[[ ENTRIES SHOWN open ]]

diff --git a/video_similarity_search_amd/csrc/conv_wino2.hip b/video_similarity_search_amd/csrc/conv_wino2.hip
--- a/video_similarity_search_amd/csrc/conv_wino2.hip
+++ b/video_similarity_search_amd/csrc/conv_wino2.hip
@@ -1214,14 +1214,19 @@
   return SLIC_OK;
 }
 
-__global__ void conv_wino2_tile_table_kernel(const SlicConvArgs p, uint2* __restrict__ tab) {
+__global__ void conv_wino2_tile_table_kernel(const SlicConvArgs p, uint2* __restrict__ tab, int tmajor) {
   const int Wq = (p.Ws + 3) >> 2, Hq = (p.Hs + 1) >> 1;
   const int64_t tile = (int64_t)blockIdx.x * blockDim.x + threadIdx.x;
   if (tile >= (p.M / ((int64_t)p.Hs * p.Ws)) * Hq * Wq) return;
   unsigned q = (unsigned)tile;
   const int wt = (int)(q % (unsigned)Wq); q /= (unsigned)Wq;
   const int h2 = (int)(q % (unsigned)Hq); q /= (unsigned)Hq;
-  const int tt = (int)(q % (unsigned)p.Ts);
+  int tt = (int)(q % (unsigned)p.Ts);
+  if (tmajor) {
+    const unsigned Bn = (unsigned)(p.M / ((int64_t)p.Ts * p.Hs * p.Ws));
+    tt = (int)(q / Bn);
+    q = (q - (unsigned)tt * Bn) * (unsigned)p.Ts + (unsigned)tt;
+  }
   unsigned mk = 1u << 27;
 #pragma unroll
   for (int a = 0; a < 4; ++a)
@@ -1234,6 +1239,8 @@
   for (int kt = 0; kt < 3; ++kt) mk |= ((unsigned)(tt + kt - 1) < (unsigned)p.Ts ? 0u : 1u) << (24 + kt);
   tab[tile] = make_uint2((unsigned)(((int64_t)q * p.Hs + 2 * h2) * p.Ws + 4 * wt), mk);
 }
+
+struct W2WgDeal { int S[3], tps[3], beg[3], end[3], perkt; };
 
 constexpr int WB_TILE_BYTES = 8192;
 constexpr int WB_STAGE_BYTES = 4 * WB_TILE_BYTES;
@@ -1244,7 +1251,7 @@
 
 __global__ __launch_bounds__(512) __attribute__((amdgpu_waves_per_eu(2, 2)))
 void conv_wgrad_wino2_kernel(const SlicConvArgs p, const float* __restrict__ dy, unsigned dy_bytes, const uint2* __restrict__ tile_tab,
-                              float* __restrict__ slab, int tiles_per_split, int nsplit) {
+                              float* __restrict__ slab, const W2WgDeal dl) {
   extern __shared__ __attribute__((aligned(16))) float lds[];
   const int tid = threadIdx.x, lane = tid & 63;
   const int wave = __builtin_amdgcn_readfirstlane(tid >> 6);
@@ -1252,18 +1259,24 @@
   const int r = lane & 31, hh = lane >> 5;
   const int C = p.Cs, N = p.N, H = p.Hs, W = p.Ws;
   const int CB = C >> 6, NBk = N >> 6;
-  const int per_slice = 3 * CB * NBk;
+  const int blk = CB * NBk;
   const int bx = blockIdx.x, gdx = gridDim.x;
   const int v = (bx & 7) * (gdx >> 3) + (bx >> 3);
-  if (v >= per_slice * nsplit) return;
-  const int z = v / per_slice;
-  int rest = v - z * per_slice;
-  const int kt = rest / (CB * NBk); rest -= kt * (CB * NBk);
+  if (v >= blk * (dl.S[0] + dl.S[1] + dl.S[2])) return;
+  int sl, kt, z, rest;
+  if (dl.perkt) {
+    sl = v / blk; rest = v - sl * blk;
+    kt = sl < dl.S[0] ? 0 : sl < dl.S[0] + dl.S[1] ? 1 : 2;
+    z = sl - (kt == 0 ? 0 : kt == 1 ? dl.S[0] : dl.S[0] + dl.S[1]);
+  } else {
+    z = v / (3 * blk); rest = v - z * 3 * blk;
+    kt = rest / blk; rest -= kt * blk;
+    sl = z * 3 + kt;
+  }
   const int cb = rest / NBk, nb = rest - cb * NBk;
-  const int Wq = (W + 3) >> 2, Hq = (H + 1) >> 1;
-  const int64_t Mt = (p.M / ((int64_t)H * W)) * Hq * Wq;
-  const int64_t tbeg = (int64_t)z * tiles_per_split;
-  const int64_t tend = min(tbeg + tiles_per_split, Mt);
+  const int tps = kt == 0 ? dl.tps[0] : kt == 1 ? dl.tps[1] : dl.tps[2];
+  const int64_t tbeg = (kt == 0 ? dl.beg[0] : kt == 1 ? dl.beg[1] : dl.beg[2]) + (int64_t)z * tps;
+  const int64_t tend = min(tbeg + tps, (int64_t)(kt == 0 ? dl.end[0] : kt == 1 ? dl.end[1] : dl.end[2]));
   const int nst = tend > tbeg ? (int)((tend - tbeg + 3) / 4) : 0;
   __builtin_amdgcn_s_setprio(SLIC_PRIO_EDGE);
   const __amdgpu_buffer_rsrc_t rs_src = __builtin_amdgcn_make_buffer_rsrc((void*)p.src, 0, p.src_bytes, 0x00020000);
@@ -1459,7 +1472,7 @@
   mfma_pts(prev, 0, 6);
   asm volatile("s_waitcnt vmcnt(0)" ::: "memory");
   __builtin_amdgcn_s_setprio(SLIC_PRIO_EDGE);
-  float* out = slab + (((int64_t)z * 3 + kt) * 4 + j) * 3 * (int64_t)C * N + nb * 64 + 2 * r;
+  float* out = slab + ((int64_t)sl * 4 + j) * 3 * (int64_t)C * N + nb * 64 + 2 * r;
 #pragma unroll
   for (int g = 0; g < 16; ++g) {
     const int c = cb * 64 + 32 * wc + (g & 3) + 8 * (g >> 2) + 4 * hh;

[[ ENTRIES SHOWN closed ]]
[[ ENTRIES SHOWN open ]]

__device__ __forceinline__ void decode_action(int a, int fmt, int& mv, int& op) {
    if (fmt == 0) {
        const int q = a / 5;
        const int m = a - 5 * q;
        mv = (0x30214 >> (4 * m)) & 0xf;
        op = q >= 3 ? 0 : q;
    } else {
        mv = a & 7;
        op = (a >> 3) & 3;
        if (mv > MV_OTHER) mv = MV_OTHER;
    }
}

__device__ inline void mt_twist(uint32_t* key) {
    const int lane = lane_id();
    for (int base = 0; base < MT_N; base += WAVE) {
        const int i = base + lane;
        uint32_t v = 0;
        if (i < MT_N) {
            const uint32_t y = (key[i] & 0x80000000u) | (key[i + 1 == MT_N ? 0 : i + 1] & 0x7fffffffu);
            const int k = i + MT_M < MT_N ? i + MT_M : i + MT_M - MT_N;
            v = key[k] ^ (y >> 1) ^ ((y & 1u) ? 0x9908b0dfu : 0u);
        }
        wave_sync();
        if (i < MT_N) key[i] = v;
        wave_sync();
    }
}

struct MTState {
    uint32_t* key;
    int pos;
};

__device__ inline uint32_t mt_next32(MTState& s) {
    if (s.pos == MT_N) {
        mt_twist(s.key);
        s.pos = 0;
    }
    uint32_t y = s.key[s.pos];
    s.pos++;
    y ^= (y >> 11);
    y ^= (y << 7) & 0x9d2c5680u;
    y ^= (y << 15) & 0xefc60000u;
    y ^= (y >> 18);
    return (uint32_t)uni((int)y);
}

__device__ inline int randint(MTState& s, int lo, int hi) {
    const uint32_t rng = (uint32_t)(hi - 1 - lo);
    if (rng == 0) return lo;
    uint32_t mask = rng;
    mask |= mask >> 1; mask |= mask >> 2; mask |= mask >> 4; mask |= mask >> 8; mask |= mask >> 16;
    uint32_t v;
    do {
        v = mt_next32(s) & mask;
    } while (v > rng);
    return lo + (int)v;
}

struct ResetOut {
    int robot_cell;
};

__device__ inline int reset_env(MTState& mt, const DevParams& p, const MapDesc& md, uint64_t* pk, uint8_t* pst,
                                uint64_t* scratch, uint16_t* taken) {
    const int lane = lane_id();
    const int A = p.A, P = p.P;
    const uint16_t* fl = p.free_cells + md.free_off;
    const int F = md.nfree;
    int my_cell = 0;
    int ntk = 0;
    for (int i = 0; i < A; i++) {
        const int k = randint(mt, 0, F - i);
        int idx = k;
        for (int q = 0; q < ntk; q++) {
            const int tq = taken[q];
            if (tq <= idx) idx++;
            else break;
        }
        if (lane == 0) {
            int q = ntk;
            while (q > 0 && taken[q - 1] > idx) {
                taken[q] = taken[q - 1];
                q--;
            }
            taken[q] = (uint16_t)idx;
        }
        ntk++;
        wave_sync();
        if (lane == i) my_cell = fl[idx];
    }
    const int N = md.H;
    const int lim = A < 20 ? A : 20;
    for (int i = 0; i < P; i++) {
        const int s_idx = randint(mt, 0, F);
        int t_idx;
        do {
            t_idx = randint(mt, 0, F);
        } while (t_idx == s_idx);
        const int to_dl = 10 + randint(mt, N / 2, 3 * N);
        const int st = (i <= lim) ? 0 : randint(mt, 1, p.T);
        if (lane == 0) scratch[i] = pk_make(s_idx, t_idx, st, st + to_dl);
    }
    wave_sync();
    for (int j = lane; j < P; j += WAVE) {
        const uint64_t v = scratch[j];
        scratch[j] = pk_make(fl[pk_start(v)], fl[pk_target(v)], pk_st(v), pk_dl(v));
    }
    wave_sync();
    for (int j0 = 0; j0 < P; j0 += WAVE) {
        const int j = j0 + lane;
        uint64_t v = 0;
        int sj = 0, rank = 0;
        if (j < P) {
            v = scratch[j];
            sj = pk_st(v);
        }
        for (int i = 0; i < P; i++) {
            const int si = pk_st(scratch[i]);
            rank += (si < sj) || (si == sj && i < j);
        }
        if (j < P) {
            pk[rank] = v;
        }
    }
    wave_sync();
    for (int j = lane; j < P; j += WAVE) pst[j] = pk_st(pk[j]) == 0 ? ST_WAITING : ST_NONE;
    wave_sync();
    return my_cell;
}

[[ ENTRIES SHOWN closed ]]

EXERCISE PROMPT:
Look through the entries above and report each line where the string "unsigned" occurs.

SOLUTION TO THIS TASK:
   unsigned q = (unsigned)tile;
   const int wt = (int)(q % (unsigned)Wq); q /= (unsigned)Wq;
   const int h2 = (int)(q % (unsigned)Hq); q /= (unsigned)Hq;
-  const int tt = (int)(q % (unsigned)p.Ts);
+  int tt = (int)(q % (unsigned)p.Ts);
+    const unsigned Bn = (unsigned)(p.M / ((int64_t)p.Ts * p.Hs * p.Ws));
+    q = (q - (unsigned)tt * Bn) * (unsigned)p.Ts + (unsigned)tt;
   unsigned mk = 1u << 27;
   for (int kt = 0; kt < 3; ++kt) mk |= ((unsigned)(tt + kt - 1) < (unsigned)p.Ts ? 0u : 1u) << (24 + kt);
   tab[tile] = make_uint2((unsigned)(((int64_t)q * p.Hs + 2 * h2) * p.Ws + 4 * wt), mk);
 void conv_wgrad_wino2_kernel(const SlicConvArgs p, const float* __restrict__ dy, unsigned dy_bytes, const uint2* __restrict__ tile_tab,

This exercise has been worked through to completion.